In order to test the strongly convex case in Theorem 2, we conduct two additional experiments on (28) with \(\rho := 0.1\). In this case, problem (28) is strongly convex with \(\mu _f := 0.1\). Since [17] does not directly handle the strongly convex case, we only compare two variants of Algorithm 1 stated in Theorem 1 (Alg. 1) and Theorem 2 (Alg. 1b), respectively. We set \(\beta _0 := \frac{0.382\Vert K\Vert ^2}{\mu _f}\) in Alg. 1b) as suggested by Theorem 2. We consider two experiments as follows:

  • Experiment 3: Test two variants of Algorithm 1 on a collection of 30 problem instances with uncorrelated columns of K.

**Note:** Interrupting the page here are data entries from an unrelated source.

#include "../../include/dex_amd.h"
#include "kernels.h"
#include "weight_store.h"

using namespace dex;

namespace dex {
namespace {
const char* const KNOB_NAMES[] = {
    "DEX_CONV_STREAM", "DEX_CONV_PP", "DEX_CONV_SKIP_DEAD", "DEX_H_BF16", "DEX_ATTN_SEPARATE", "DEX_ATTN_Q64", "DEX_ATTN_Q64_TAIL", "DEX_ATTN_Q64_HALF", "DEX_DIT_XCDS", "DEX_ATTN_GENERIC", "DEX_RES2", "DEX_LP_INTER", "DEX_DIT_CHAIN",
    "DEX_DIT_CLUSTER", "DEX_DIT_CLUSTER_LOCAL", "DEX_ATTN_X_LP", "DEX_RES_X_LP", "DEX_CAT_LP", "DEX_XCD_MAP", "DEX_DEBUG_DROP_HANDOFF", "DEX_PATCH_FUSED",
    "DEX_CONV_DOWN", "DEX_CONVT_UP", "DEX_DEBUG_PLAN",
    "DEX_ATTN_SHARED_W8", "DEX_CONVT_MT", "DEX_CONVT_WGS", "DEX_CONV_DOWN_WGS", "DEX_CONV_REGW", "DEX_CONV_REGW_RES", "DEX_CONV_SMALL_MAX", "DEX_CONV_TH8",
    "DEX_CONV_W8", "DEX_DWCONV_CAP", "DEX_FINAL_CAP", "DEX_FIRST_CAP", "DEX_FIRST_MFMA", "DEX_GEMM_NWALK", "DEX_NWALK_SPLIT", "DEX_NWALK_BM", "DEX_POS_COL", "DEX_POS_COL_MIN",
    "DEX_POS_CT", "DEX_REGW_MIN_TILES", "DEX_REGW_WGS", "DEX_ROWCHAIN64", "DEX_ROWCHAIN64A", "DEX_TIV_CAP", "DEX_TV_CHAIN", "DEX_TIV_FOLD", "DEX_LINATTN_NSUB", "DEX_TV_FOLD", "DEX_OUT2_MIN", "DEX_NWALK_DMA",
    "DEX_LINATTN_HEADWAVES"};
constexpr int N_KNOBS = (int)(sizeof(KNOB_NAMES) / sizeof(KNOB_NAMES[0]));
int knob_parse(const char* e) {
    if (!e) return KNOB_UNSET;
    char* end = nullptr;
    const long v = strtol(e, &end, 10);
    if (end == e) {
        static bool warned = false;
        if (!warned) { warned = true; fprintf(stderr, "libdexamd: ignoring a DEX_* knob whose value '%s' is not an integer\n", e); }
        return KNOB_UNSET;
    }
    return (int)v;
}
struct KnobSnapshot {
    int v[N_KNOBS];
    KnobSnapshot() { for (int i = 0; i < N_KNOBS; ++i) v[i] = knob_parse(getenv(KNOB_NAMES[i])); }
};
thread_local const KnobSnapshot* t_knobs = nullptr;
struct WsplitScope {
    bool prev;
    explicit WsplitScope(bool on) : prev(g_lp_wsplit) { g_lp_wsplit = on; }
    ~WsplitScope() { g_lp_wsplit = prev; }
};
struct KnobScope {
    const KnobSnapshot* prev;
    explicit KnobScope(const KnobSnapshot* k) : prev(t_knobs) { t_knobs = k; }
    ~KnobScope() { t_knobs = prev; }
};
}
static int knob_index(const char* name) {
    static const std::unordered_map<std::string_view, int> idx = [] {
        std::unordered_map<std::string_view, int> m;
        for (int i = 0; i < N_KNOBS; ++i) m.emplace(KNOB_NAMES[i], i);
        return m;
    }();
    const auto it = idx.find(std::string_view(name));
    return it == idx.end() ? -1 : it->second;
}
int knob(const char* name) {
    if (t_knobs) {
        const int i = knob_index(name);
        if (i >= 0) return t_knobs->v[i];
    }
    return knob_parse(getenv(name));
}
}
static_assert(PREC_FP32 == DEX_PREC_FP32 && PREC_BF16 == DEX_PREC_BF16 && PREC_FP16 == DEX_PREC_FP16 && PREC_FP16X2 == DEX_PREC_FP16X2, "kernels.h mirrors DexPrecision");

namespace {
void xcd_map_probe();

struct TD { float* p; int ld; int coff; int C; int lp = 0; };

  • Experiment 4: Conduct the same test on another set of 30 problem instances, but using \(50\%\) correlated columns in K.

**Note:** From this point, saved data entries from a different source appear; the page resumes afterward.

# tanmayrainanda/ishara

Hardware: AMD Instinct MI355X
Metric: landmark-frames/sec training (B=256,T=384,d=256) (higher is better)
Workload: dtype bf16; 1 GPU; configs[1]: get_model(dim=256, 2 squeeze + 2 conformer blocks, kernel_sizes=[11,5,3]) CTC train step (fwd+CTC+bwd+RAdam/Lookahead, dropout on); batch_per_gpu=256, global_batch=256, frames=384, features=224, params=7577784, parallelism=dp1, ranks_seen=1

## Files before the change

### include/ishara_hip.h

```cpp
#ifndef ISHARA_HIP_H
#define ISHARA_HIP_H
#include <stdint.h>
#ifdef __cplusplus
extern "C" {
#endif

typedef struct ishara_model ishara_model;
typedef void* ishara_stream;

enum { ISHARA_F32 = 0, ISHARA_BF16 = 1, ISHARA_F16 = 2 };
enum { ISHARA_FAMILY_KERAS_HYBRID = 0, ISHARA_FAMILY_TORCH_CONFORMER = 1, ISHARA_FAMILY_TORCH_SQUEEZEFORMER = 2 };

typedef struct ishara_config {
    int32_t dim;
    int32_t num_conv_squeeze_blocks;
    int32_t num_conv_conform_blocks;
    int32_t num_kernel_sizes;
    int32_t kernel_sizes[8];
    int32_t num_conv_per_block;
    float   dropout_rate;
    int32_t num_heads;
    int32_t expansion_factor;
    int32_t transformer_kernel_size;
    int32_t frames;
    int32_t features;
    int32_t num_classes;
    int32_t top_dim;
    int32_t squeeze_expansion;
    int32_t conformer_expansion;
    float   head_dropout;
    float   conformer_attn_dropout;
    int32_t dtype;
    int32_t max_batch;
    int32_t max_label_len;
    int32_t attn_impl;
    int32_t family;
    int32_t reduce_layer_index;
    int32_t recover_layer_index;
    int32_t half_step_residual;
} ishara_config;

const char* ishara_last_error(void);

int  ishara_create(const ishara_config* cfg, ishara_model** out);
void ishara_destroy(ishara_model* m);

int64_t ishara_param_total(const ishara_model* m);
int64_t ishara_param_trainable(const ishara_model* m);
int32_t ishara_param_entries(const ishara_model* m);
int  ishara_param_info(const ishara_model* m, int32_t i, const char** name, int32_t* ndim,
                       int64_t shape[2], int64_t* offset, int32_t* trainable);
int64_t ishara_workspace_bytes(const ishara_model* m);

int32_t ishara_workspace_plan_check(const ishara_model* m);
int ishara_workspace_guard_check(ishara_model* m);

int ishara_bind(ishara_model* m, float* params, float* grads, float* opt_m, float* opt_v,
                float* opt_slow, void* workspace, int64_t workspace_bytes);
int ishara_sync_weights(ishara_model* m, ishara_stream s);

int ishara_forward(ishara_model* m, const float* x, int32_t B, float* logits, int32_t training,
                   uint32_t seed, ishara_stream s);
int ishara_loss_backward(ishara_model* m, const float* logits, const int64_t* labels, int32_t B,
                         float* loss, float* nll, float loss_scale, ishara_stream s);
int ishara_encoder_forward(ishara_model* m, const float* x, int32_t B, float* y, int32_t training, uint32_t seed, ishara_stream s);
int32_t ishara_encoder_output_frames(const ishara_model* m);
int ishara_encoder_backward(ishara_model* m, const float* dy, int32_t B, float* dx, ishara_stream s);
int32_t ishara_grad_buckets(const ishara_model* m);
int ishara_grad_bucket(const ishara_model* m, int32_t i, int64_t* offset, int64_t* count);
int ishara_grad_buckets_enable(ishara_model* m);
int ishara_grad_bucket_wait(ishara_model* m, int32_t i, ishara_stream side);
int ishara_optimizer_step(ishara_model* m, float lr, float weight_decay, ishara_stream s);
int32_t ishara_optimizer_iterations(const ishara_model* m);
int ishara_optimizer_set_iterations(ishara_model* m, int32_t it);
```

The results of both variants of Algorithm 1 are reported in Fig. 2, where the left plot is for Experiment 3 and the right plot is for Experiment 4.

Fig. 2
figure 2

The convergence behavior of the two variants of Algorithm 1 on a collection of 30 problem instances of (28) (the strongly convex case). Left plot: uncorrelated columns in K, and Right plot: \(50\%\) correlated columns in K

Clearly, as shown in Fig. 2, Alg. 1b (i.e. corresponding to Theorem 2) highly outperforms Alg. 1 (corresponding to Theorem 1). Alg. 1 matches well the \(\mathcal {O}\left( 1/k\right) \) convergence rate as stated in Theorem 1, while Alg. 1b shows its \(\mathcal {O}\left( 1/k^2\right) \) convergence rate as indicated by Theorem 2. Note that since \(g^{*}\) in (28) is non-strongly convex, we omit testing the result of Theorem 3. This case is rather well studied in the literature, see, e.g., [5].

5 Concluding remarks

We have developed a new variant of ASGARD introduced in [23, Algorithm 1], Algorithm 1, that unifies three different settings: general convexity, strong convexity, and strong convexity and smoothness. We have proved the convergence of Algorithm 1 for three settings on three convergence criteria: gap function, primal objective residual, and dual objective residual. Our convergence rates in all cases are optimal up to a constant factor and the convergence rates of the primal sequence is on the last iterate. Our preliminary numerical experiments have shown that the theoretical convergence rates of Algorithm 1 match well the actual rates observed in practice. The proposed algorithm can be easily extended to solve composite convex problems with three or multi-objective terms. It can also be customized to solve other models, including general linear and nonlinear constrained convex problems as discussed in [21, 23, 25].